**PROBLEM DETAILS:** Give again, exactly as written, each line of the material below starting at the line that contains "bx /= tiles_x;" and ending at the line that contains "const float* xin". Both ends count, and no other line does.
MATERIALS PROVIDED section start
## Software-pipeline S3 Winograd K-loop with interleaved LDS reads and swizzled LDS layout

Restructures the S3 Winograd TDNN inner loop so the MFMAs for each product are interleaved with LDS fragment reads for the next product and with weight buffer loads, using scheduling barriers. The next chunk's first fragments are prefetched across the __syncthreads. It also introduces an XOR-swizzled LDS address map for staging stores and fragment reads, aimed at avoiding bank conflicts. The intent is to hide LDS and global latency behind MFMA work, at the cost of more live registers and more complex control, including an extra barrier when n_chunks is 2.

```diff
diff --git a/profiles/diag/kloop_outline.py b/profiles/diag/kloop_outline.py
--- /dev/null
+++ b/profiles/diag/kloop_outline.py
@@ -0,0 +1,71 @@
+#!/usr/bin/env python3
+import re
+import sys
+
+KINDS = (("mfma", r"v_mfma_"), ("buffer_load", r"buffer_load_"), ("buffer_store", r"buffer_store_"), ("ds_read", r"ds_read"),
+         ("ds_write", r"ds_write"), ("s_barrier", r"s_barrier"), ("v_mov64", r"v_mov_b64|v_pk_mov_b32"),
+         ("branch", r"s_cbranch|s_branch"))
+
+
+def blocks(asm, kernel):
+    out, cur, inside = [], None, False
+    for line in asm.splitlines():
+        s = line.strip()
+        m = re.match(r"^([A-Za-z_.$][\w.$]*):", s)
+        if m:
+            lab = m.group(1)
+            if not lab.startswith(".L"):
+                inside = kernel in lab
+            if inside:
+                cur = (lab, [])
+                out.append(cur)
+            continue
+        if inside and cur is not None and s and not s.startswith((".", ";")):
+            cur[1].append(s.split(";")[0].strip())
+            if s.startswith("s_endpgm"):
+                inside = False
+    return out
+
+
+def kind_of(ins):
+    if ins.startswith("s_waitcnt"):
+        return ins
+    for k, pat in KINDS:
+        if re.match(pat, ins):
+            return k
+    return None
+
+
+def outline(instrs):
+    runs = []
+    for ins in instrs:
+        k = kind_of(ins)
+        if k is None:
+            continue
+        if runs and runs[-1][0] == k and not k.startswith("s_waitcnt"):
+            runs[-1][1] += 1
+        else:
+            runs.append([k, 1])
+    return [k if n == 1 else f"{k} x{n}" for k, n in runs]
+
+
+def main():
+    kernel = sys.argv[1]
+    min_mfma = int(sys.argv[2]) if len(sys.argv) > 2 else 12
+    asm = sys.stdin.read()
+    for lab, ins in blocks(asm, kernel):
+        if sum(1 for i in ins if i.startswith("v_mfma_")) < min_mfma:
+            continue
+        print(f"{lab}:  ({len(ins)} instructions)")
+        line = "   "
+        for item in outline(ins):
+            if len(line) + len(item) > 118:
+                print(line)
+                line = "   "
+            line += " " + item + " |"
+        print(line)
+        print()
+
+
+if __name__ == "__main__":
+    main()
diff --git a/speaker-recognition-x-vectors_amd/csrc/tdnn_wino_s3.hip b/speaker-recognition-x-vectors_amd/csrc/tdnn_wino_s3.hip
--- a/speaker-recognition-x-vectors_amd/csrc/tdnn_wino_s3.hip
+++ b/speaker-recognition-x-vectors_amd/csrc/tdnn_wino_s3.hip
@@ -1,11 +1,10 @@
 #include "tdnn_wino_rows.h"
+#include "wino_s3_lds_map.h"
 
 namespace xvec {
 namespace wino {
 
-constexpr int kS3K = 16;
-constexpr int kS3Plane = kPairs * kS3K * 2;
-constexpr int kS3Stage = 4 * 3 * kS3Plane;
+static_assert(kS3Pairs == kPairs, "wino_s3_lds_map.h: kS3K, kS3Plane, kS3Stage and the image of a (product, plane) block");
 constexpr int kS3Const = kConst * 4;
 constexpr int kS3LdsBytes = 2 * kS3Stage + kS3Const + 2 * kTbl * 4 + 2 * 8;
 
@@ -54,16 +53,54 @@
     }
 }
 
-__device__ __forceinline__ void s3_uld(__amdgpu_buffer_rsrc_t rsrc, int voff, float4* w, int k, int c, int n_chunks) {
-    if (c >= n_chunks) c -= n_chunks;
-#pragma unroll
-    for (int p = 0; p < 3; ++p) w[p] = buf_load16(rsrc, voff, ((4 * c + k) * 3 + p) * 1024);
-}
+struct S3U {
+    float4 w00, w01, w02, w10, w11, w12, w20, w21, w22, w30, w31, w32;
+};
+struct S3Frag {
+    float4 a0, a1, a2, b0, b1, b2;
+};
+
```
MATERIALS PROVIDED section end
MATERIALS PROVIDED section start
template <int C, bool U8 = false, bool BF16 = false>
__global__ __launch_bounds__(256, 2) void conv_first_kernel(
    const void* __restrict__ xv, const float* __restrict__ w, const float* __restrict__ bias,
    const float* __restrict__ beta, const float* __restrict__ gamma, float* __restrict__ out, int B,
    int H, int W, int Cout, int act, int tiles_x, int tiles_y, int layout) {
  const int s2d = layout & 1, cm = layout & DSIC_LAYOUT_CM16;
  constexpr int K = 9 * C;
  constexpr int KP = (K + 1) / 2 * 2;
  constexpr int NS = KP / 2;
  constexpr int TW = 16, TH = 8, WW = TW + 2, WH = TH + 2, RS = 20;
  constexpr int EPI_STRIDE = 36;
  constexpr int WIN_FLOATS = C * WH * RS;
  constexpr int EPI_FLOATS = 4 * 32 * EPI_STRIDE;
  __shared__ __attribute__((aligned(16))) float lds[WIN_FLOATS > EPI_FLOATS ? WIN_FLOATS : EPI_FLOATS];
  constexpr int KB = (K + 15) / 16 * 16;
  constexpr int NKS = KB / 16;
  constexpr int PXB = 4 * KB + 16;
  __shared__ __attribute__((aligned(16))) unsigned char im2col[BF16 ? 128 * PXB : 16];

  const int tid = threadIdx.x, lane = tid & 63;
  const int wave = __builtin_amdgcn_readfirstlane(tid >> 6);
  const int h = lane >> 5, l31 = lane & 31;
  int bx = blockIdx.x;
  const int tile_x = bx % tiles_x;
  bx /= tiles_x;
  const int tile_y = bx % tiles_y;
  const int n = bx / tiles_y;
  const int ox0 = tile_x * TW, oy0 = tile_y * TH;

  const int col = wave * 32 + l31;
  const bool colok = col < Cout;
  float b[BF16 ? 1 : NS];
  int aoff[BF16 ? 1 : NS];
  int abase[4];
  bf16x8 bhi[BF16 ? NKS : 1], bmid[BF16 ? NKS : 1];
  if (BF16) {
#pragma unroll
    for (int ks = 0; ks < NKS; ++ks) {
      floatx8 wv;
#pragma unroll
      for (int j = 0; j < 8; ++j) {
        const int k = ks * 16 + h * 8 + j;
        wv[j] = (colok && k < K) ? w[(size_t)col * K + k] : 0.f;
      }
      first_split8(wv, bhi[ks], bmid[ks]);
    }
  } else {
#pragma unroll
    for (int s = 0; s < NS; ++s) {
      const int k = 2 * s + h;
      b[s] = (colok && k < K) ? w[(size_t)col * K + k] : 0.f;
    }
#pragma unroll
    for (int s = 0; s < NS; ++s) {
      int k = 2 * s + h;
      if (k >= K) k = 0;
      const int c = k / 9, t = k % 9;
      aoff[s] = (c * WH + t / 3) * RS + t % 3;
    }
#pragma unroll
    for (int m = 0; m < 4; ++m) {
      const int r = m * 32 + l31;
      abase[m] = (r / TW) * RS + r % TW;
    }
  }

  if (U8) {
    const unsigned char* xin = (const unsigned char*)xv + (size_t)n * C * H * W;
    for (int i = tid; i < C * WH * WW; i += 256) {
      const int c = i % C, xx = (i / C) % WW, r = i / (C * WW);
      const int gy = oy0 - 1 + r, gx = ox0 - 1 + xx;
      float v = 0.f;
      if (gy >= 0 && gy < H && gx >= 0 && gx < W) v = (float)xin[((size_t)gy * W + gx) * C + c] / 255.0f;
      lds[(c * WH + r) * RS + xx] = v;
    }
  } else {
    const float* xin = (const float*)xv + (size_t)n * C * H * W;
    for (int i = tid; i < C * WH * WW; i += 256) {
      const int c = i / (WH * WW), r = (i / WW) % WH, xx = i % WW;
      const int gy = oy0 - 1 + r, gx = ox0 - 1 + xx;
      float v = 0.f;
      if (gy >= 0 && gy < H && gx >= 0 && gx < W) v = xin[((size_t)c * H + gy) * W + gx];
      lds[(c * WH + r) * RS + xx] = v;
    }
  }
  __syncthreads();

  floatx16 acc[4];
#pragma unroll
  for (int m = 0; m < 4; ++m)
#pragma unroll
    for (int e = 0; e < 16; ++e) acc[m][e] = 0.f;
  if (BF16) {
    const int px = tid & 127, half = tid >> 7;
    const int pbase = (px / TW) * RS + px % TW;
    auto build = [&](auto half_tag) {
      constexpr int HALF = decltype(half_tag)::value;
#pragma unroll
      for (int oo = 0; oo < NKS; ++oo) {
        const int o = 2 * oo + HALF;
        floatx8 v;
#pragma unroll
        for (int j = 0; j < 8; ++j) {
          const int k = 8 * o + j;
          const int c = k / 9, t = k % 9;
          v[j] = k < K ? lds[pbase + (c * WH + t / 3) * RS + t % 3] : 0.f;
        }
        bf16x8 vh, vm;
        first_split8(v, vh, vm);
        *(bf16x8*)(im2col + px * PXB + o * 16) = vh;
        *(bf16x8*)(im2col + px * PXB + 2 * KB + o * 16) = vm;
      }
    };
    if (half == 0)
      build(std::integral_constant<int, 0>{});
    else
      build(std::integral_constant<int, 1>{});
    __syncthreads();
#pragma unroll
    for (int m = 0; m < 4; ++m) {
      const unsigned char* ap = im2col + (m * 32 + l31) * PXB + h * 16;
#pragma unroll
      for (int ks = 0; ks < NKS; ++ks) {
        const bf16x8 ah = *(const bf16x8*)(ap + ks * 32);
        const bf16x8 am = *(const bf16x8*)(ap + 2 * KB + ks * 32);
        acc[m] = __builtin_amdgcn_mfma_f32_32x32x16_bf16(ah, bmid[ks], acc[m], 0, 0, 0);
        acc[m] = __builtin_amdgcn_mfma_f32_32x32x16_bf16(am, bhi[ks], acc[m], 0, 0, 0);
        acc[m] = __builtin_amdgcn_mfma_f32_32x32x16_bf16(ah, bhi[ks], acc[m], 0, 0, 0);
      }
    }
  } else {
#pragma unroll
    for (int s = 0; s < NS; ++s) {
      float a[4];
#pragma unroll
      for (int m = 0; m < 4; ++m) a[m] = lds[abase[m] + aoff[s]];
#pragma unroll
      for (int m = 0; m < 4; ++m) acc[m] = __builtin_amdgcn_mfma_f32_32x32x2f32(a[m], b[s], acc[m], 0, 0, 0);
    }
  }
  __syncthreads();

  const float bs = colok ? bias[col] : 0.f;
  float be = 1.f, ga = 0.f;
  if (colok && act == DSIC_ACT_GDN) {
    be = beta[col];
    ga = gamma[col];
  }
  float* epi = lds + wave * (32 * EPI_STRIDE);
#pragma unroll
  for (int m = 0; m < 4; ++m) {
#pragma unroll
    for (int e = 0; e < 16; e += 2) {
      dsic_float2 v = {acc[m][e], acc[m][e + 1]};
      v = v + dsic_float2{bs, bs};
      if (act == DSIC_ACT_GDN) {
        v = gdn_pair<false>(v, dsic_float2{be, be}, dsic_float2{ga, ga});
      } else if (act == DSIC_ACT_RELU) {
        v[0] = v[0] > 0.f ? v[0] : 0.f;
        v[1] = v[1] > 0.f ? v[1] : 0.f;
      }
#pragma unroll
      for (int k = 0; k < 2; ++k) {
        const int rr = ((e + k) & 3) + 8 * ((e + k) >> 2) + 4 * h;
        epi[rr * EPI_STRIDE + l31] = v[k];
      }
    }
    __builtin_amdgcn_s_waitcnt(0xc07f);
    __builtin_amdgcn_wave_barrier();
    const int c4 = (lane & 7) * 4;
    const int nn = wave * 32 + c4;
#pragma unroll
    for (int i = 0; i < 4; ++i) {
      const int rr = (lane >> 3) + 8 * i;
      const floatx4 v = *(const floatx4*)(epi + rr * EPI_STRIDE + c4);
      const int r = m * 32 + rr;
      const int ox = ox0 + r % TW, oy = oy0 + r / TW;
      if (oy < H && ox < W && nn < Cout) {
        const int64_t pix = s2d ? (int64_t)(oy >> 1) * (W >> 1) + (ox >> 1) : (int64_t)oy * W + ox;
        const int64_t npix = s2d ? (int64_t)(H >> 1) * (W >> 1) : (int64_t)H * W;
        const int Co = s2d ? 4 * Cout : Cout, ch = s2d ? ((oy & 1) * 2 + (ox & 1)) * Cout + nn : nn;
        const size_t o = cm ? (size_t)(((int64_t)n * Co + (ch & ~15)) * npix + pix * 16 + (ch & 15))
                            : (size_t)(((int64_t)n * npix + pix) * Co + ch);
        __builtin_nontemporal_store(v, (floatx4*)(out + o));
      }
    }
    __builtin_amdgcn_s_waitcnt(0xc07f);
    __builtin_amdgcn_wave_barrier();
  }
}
MATERIALS PROVIDED section end
**FINAL ANSWER:**
  bx /= tiles_x;
  const int tile_y = bx % tiles_y;
  const int n = bx / tiles_y;
  const int ox0 = tile_x * TW, oy0 = tile_y * TH;

  const int col = wave * 32 + l31;
  const bool colok = col < Cout;
  float b[BF16 ? 1 : NS];
  int aoff[BF16 ? 1 : NS];
  int abase[4];
  bf16x8 bhi[BF16 ? NKS : 1], bmid[BF16 ? NKS : 1];
  if (BF16) {
#pragma unroll
    for (int ks = 0; ks < NKS; ++ks) {
      floatx8 wv;
#pragma unroll
      for (int j = 0; j < 8; ++j) {
        const int k = ks * 16 + h * 8 + j;
        wv[j] = (colok && k < K) ? w[(size_t)col * K + k] : 0.f;
      }
      first_split8(wv, bhi[ks], bmid[ks]);
    }
  } else {
#pragma unroll
    for (int s = 0; s < NS; ++s) {
      const int k = 2 * s + h;
      b[s] = (colok && k < K) ? w[(size_t)col * K + k] : 0.f;
    }
#pragma unroll
    for (int s = 0; s < NS; ++s) {
      int k = 2 * s + h;
      if (k >= K) k = 0;
      const int c = k / 9, t = k % 9;
      aoff[s] = (c * WH + t / 3) * RS + t % 3;
    }
#pragma unroll
    for (int m = 0; m < 4; ++m) {
      const int r = m * 32 + l31;
      abase[m] = (r / TW) * RS + r % TW;
    }
  }

  if (U8) {
    const unsigned char* xin = (const unsigned char*)xv + (size_t)n * C * H * W;
    for (int i = tid; i < C * WH * WW; i += 256) {
      const int c = i % C, xx = (i / C) % WW, r = i / (C * WW);
      const int gy = oy0 - 1 + r, gx = ox0 - 1 + xx;
      float v = 0.f;
      if (gy >= 0 && gy < H && gx >= 0 && gx < W) v = (float)xin[((size_t)gy * W + gx) * C + c] / 255.0f;
      lds[(c * WH + r) * RS + xx] = v;
    }
  } else {
    const float* xin = (const float*)xv + (size_t)n * C * H * W;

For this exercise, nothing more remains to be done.